During my dad's first tour of duty, we were part of an assigned group because most families were there for a short time and this encouraged military families to make friends and adjust.   We socialized with this group: picnics, swimming, etc.    At that time the military was desegregated.  In our group was a black family.  I often wonder now where the kids went to school.  The public school next to the base and the Catholic school in town were both segregated.   Mike is correct about the culture of the south being part of the Catholic school.   The school was in an old southern mansion.  The nuns lived in the house and classrooms were in the old slave quarters. When we moved north to Pittsburgh,  I attended Sacred Heart school.   My parents had to come to a parent teacher meeting because of the revisionist southern history that I was spouting.

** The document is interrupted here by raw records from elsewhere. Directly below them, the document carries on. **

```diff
@@ -265,12 +212,31 @@
 
 __global__ __launch_bounds__(256) void s_contract_kernel(const double* __restrict__ S, int M, int64_t P, const double* __restrict__ q,
                                                         double* __restrict__ Z) {
-  const int64_t c = (int64_t)blockIdx.x * 256 + threadIdx.x;
-  if (c >= P) return;
-  double acc = 0.0;
-#pragma unroll 8
-  for (int m = 0; m < M; ++m) acc = fma(q[m], S[(int64_t)m * P + c], acc);
-  Z[c] = acc;
+  s_contract_body(S, M, P, q, Z, (int64_t)blockIdx.x * 256 + threadIdx.x);
+}
+
+__global__ __launch_bounds__(1024) void xcov_tail_kernel(const double* tq, int M, double* __restrict__ q_new,
+                                                        const double* __restrict__ G, const double* __restrict__ q_cur,
+                                                        double* __restrict__ du2, const double* __restrict__ S, int64_t P,
+                                                        double* __restrict__ Z_next, int nc, unsigned long long* __restrict__ dirty,
+                                                        int64_t dirty_words) {
+  if (blockIdx.x == 0) {
+    q_update_body(nullptr, 0, M, tq, q_new, 1, G, q_cur, du2);
+    return;
+  }
+  if ((int)blockIdx.x <= nc) {
+    __shared__ double qs[64];
+    __shared__ double qn[64];
+    const int tid = threadIdx.x;
+    if (tid < M) qs[tid] = tq[tid];
+    __syncthreads();
+    if (tid < 64) qn[tid] = q_lane_body(qs, M, tid, 1);
+    __syncthreads();
+    s_contract_body(S, M, P, qn, Z_next, (int64_t)(blockIdx.x - 1) * 1024 + tid);
+    return;
+  }
+  const int64_t b = (int64_t)blockIdx.x - 1 - nc, nb = (int64_t)gridDim.x - 1 - nc;
+  chain_preset_body(dirty, dirty_words, b * 1024 + threadIdx.x, nb * 1024);
 }
 
 __global__ __launch_bounds__(256) void axpy_scalar_kernel(double* __restrict__ y, int64_t n, const double* __restrict__ a,
@@ -430,6 +396,37 @@
   return rc;
 }
 
+int cmtfpls_xcov_iterate_head_f64(const double* S, int M, int A, int B, const double* q, double* Z, void* stream) {
+  if (!S || !q || !Z || M <= 0 || A <= 0 || B <= 0) { set_error("xcov_iterate_head: bad argument"); return CMTFPLS_EINVAL; }
+  const int64_t P = (int64_t)A * B;
+  hipLaunchKernelGGL(s_contract_kernel, dim3((unsigned)((P + 255) / 256)), dim3(256), 0, (hipStream_t)stream, S, M, P, q, Z);
+  return check_launch("xcov_iterate_head");
+}
+
+int cmtfpls_xcov_iterate_body_f64(const double* S, int M, int A, int B, const double* Z, double* Z_next, const double* q_cur,
+                                  double* tq, double* q_new, const double* G, double* wA, double* wB, double* info, double* du2,
+                                  int n_squarings, void* ws_rank1, size_t ws_rank1_bytes, void* stream) {
+  if (!S || !Z || !Z_next || !q_cur || !tq || !q_new || !G || !wA || !wB || !du2 || M <= 0 || A <= 0 || B <= 0 || Z == Z_next ||
+      tq == q_new) {
+    set_error("xcov_iterate_body: bad argument");
+    return CMTFPLS_EINVAL;
+  }
+  if (!rank1_score_fused_shape(S, M, A, B)) {
+    set_error("xcov_iterate_body: outside the fused score (M <= 64, A * B >= 8192, B even, loadings within 60 KB, S 16-byte aligned)");
+    return CMTFPLS_EUNSUPPORTED;
+  }
+  unsigned long long* dirty = nullptr;
+  int64_t dirty_words = 0;
+  const int rc = rank1_score_clean(Z, A, B, wA, wB, info, n_squarings, S, M, tq, ws_rank1, ws_rank1_bytes, stream, &dirty, &dirty_words);
+  if (rc != CMTFPLS_OK) return rc;
+  const int64_t P = (int64_t)A * B;
+  const int nc = (int)((P + 1023) / 1024);
+  const int nclean = (int)((dirty_words + 8191) / 8192);
+  hipLaunchKernelGGL(xcov_tail_kernel, dim3((unsigned)(1 + nc + nclean)), dim3(1024), 0, (hipStream_t)stream, tq, M, q_new, G, q_cur, du2,
+                     S, P, Z_next, nc, dirty, dirty_words);
+  return check_launch("xcov_iterate_body: tail");
+}
+
 int cmtfpls_xcov_iterate_blocks_f64(const cmtfpls_xcov_block* blocks, int nb, int M, const double* q_cur, double* tq, double* q_new,
                                     const double* G, double* du2, int first, void* ws_rank1, size_t ws_rank1_bytes, void* stream) {
   if (!blocks || nb <= 0 || !q_cur || !tq || !q_new || !G || !du2 || M <= 0) { set_error("xcov_iterate_blocks: bad argument"); return CMTFPLS_EINVAL; }
diff --git a/cmtf_pls_amd/fitrun_xcov.py b/cmtf_pls_amd/fitrun_xcov.py
--- a/cmtf_pls_amd/fitrun_xcov.py
+++ b/cmtf_pls_amd/fitrun_xcov.py
@@ -85,13 +85,30 @@
             }
             for st in pp["status"]:
                 st[1::2] = 1.0
+            pp["tail"] = None
+            if single:
+                form = "six launches per iteration"
+                if self.eng.opt.xcov_tail and hasattr(be, "xcov_tail_plan"):
+                    blk0 = self.blocks[0]
+                    ws = be.xcov_tail_workspace(self.S[0], blk0.A, blk0.B)
+                    if ws is None:
+                        form += " (four declined: the shape is outside the fused score -- rows of >= 8192 elements, last mode even)"
+                    else:
+                        pp["tail"] = {"ws": ws, "tq": be.zeros(M)}
+                        form = "four launches per iteration (tail)"
+                self.pipeline_stats["form"] = form
         plans = pp["plans"]
+        tail = pp["tail"]
 
         def make_plan(it: int):
             s = it & 1
             st, q_cur, q_new = pp["status"][s], pp["q"][it % 3], pp["q"][(it + 1) % 3]
             if single:
                 blk0 = self.blocks[0]
+                if tail:
+                    four = be.xcov_tail_plan(self.S[0], blk0.A, blk0.B, q_cur, pp["Z"][s][0], pp["Z"][s ^ 1][0], pp["wA"][s][0],
+                                             pp["wB"][s][0], st, tail["tq"], q_new, self.Gy, tail["ws"])
+                    return lambda nsq, head: four(nsq[0], head)
                 if hasattr(be, "xcov_iterate_plan"):
                     one = be.xcov_iterate_plan(self.S[0], blk0.A, blk0.B, q_cur, pp["Z"][s][0], pp["wA"][s][0], pp["wB"][s][0], st,
                                                q_new, self.Gy)
@@ -107,7 +124,7 @@
             plan = plans.get(it % 6)
             if plan is None:
                 plan = plans[it % 6] = make_plan(it)
-            plan([n if it > 0 else min(self.sq_max, n + 4) for n in self.sq_budget], first)
+            plan([n if it > 0 else min(self.sq_max, n + 4) for n in self.sq_budget], (it == 0 or not first) if tail else first)
             return be.status_snapshot(pp["status"][it & 1], it & 1, slots=pp["slots"])
 
         stats = self.pipeline_stats
diff --git a/cmtf_pls_amd/options.py b/cmtf_pls_amd/options.py
--- a/cmtf_pls_amd/options.py
+++ b/cmtf_pls_amd/options.py
@@ -18,6 +18,7 @@
     xcov_stats_with_s: bool = True
     xcov_deflate_build: bool = True
     xcov_pipeline: bool = True
+    xcov_tail: bool = True
     capture_collectives: bool = False
     project_split_rows: bool = True
     masked_folds: bool = False
diff --git a/include/cmtfpls.h b/include/cmtfpls.h
--- a/include/cmtfpls.h
+++ b/include/cmtfpls.h
@@ -80,6 +80,11 @@
                              double* wB, double* info, int n_squarings, double* q_new, const double* G, double* du2,
                              int first, void* ws_contract, size_t ws_contract_bytes, void* ws_rank1,
                              size_t ws_rank1_bytes, void* stream);
+int cmtfpls_rank1_chain_clean_f64(int A, int B, void* ws, size_t ws_bytes, void* stream);
+int cmtfpls_xcov_iterate_head_f64(const double* S, int M, int A, int B, const double* q, double* Z, void* stream);
+int cmtfpls_xcov_iterate_body_f64(const double* S, int M, int A, int B, const double* Z, double* Z_next, const double* q_cur,
+                                  double* tq, double* q_new, const double* G, double* wA, double* wB, double* info, double* du2,
+                                  int n_squarings, void* ws_rank1, size_t ws_rank1_bytes, void* stream);
 typedef struct {
   const double* S;
   const double* S2;
```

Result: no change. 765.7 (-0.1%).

I had been taught that the Civil War was about states rights, not about slavery.  The sister was completely appalled, and this precipitated a conference.    I still do not trust politicians who use that language.  I always suspect they are using code to justify something.

 


Jules van Schaijik

Jan 25, 2012 8:46pm

lenore, Jan. 23 at 5:55pm

I had been taught that the Civil War was about states rights, not about slavery. ... I still do not trust politicians who use that language.  I always suspect they are using code to justify something.

I think there are many who hold that position today. I am not one of them, but from this video it seems that Ron Paul might be.